(Excerpts from a dataset)
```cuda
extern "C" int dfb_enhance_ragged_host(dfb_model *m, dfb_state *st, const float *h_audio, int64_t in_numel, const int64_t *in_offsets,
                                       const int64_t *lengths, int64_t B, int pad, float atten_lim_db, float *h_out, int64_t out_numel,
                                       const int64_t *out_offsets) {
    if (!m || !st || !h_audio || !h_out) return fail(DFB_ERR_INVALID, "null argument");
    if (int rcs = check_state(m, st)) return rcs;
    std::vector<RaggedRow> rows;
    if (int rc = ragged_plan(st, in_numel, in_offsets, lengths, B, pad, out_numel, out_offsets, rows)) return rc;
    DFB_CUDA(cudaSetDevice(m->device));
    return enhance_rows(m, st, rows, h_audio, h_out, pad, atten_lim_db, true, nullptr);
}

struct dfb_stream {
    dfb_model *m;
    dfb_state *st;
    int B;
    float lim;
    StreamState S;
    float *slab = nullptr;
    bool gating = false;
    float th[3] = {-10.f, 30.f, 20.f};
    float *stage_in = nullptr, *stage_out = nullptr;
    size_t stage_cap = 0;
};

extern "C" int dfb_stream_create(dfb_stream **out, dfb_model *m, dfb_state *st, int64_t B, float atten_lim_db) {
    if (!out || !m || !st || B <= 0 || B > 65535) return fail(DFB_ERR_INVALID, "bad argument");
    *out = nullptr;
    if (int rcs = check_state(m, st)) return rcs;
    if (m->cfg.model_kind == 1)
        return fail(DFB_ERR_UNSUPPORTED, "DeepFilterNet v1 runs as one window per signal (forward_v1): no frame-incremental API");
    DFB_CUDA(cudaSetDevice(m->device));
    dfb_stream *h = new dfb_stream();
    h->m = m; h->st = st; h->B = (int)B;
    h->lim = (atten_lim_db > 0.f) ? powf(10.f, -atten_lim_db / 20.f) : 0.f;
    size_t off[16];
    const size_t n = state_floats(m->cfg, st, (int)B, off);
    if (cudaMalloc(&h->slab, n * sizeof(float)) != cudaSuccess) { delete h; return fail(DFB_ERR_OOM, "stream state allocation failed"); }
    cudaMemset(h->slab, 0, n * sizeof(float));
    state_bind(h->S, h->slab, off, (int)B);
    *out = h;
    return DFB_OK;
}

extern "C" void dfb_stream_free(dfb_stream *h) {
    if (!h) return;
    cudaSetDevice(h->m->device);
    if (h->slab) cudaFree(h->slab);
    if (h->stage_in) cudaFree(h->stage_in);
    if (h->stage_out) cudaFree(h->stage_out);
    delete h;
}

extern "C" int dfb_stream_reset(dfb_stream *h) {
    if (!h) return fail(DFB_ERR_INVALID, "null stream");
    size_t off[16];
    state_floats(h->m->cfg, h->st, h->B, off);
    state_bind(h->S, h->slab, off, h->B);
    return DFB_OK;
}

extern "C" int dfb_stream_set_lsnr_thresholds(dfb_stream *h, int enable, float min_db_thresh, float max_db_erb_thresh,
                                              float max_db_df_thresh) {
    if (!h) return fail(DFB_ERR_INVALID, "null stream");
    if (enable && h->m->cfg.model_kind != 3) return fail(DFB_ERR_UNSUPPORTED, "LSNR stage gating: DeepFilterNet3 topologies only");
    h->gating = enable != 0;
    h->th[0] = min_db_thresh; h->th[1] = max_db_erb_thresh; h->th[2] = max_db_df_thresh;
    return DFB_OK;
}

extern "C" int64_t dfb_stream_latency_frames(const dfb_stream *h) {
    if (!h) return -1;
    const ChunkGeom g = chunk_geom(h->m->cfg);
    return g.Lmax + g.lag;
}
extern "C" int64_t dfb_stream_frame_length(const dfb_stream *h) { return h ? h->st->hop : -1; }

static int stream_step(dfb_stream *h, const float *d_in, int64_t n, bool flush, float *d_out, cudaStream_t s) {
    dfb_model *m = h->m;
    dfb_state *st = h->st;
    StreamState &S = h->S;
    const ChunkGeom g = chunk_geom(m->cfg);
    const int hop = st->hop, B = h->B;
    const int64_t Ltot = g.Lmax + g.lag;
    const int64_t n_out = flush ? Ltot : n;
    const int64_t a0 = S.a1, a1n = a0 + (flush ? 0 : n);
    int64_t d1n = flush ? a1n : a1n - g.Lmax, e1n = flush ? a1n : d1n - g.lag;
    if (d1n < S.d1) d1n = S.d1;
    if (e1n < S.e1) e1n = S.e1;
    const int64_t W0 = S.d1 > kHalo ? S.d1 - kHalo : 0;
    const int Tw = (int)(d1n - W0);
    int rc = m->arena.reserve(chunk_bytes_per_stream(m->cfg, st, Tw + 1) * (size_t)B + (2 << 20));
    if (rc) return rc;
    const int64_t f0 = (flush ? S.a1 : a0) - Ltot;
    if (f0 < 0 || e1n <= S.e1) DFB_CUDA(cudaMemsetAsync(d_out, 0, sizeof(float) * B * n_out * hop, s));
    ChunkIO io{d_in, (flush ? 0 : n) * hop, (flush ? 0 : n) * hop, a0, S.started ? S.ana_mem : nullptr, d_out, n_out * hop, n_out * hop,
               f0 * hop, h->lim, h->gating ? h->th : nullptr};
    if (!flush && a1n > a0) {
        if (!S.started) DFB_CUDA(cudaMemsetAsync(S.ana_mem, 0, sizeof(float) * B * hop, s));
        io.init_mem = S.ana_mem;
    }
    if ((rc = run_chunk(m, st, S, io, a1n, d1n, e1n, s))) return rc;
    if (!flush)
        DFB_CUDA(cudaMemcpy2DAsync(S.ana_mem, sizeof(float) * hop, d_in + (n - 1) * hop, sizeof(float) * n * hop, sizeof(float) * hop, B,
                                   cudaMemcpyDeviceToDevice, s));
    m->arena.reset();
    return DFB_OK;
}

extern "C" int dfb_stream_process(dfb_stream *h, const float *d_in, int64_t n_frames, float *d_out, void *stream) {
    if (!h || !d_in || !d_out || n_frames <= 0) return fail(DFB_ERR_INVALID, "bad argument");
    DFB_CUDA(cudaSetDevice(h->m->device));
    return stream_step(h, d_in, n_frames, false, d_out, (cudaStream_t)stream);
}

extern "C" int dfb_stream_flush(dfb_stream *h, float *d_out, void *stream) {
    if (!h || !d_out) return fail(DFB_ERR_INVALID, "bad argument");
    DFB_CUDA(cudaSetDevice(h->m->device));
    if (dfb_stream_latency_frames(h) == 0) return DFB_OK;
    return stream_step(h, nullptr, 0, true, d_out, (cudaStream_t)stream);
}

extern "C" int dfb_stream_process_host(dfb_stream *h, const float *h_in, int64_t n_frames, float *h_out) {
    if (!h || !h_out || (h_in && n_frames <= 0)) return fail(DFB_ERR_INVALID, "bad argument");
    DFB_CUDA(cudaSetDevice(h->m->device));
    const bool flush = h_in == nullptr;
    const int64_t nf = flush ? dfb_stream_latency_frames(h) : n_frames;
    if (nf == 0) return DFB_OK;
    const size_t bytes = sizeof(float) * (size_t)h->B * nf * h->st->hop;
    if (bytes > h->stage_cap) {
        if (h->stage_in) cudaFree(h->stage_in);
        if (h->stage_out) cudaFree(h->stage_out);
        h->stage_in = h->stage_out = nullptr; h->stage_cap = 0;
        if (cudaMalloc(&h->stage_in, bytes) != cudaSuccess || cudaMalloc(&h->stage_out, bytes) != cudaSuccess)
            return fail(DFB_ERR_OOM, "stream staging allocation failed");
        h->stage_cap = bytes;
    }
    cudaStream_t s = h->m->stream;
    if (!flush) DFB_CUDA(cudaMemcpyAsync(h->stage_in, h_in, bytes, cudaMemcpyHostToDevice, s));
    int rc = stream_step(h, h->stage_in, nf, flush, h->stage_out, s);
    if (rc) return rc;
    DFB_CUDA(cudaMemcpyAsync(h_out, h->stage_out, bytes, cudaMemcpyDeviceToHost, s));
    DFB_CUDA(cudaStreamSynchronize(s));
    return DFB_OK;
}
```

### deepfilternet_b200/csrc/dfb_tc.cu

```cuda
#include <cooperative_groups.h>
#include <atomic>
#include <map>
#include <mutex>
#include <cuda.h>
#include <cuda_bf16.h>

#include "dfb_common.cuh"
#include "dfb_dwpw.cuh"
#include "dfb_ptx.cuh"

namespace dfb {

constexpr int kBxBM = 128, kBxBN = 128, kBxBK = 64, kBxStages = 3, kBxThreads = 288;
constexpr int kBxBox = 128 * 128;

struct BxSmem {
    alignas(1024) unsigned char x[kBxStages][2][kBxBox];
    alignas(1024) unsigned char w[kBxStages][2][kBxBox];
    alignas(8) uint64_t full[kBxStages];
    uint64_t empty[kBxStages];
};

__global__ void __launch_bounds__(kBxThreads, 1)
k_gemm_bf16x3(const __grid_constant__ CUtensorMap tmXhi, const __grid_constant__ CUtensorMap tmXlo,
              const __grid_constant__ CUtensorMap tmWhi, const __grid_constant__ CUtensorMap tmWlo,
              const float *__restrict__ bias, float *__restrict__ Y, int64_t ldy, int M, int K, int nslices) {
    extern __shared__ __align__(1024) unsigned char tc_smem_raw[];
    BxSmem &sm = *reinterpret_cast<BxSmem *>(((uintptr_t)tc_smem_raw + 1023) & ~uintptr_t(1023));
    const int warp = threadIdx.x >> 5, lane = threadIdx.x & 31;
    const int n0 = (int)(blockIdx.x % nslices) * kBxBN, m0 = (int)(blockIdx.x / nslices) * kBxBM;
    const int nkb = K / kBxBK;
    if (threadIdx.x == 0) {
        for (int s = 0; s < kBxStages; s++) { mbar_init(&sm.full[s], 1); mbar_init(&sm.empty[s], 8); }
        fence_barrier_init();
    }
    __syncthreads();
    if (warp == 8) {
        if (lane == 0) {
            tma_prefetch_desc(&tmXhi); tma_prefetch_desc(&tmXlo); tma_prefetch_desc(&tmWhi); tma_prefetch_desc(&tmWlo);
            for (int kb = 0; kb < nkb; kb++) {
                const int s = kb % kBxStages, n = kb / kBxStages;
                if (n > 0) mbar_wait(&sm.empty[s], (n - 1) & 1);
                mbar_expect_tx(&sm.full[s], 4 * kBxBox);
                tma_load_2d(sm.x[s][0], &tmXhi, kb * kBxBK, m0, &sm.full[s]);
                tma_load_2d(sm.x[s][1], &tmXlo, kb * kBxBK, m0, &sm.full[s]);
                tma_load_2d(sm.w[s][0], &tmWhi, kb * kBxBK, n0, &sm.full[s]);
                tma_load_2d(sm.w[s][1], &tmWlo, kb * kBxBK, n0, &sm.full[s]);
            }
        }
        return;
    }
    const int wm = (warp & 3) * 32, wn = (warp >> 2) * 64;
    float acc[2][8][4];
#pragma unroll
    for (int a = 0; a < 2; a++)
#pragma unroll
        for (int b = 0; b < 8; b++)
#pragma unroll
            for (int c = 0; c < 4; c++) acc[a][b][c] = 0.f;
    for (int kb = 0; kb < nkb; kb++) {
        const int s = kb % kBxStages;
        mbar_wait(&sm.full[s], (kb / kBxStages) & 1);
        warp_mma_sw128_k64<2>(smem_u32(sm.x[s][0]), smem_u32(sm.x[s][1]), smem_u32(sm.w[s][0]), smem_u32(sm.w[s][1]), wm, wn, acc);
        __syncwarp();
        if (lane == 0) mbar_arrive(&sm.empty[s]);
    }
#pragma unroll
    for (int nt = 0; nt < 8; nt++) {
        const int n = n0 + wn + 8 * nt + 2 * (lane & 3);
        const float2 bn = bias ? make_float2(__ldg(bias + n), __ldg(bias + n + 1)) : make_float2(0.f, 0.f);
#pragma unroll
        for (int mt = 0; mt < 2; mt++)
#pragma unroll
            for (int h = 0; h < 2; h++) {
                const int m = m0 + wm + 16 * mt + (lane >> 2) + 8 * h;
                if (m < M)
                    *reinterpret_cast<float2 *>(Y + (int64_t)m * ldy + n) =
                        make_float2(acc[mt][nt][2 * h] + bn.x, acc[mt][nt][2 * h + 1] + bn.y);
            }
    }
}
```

■ **ASSIGNMENT**
In the data above, how many lines contain the word "include"? Write the number only.

■ **SOLUTION TO THIS TASK**
9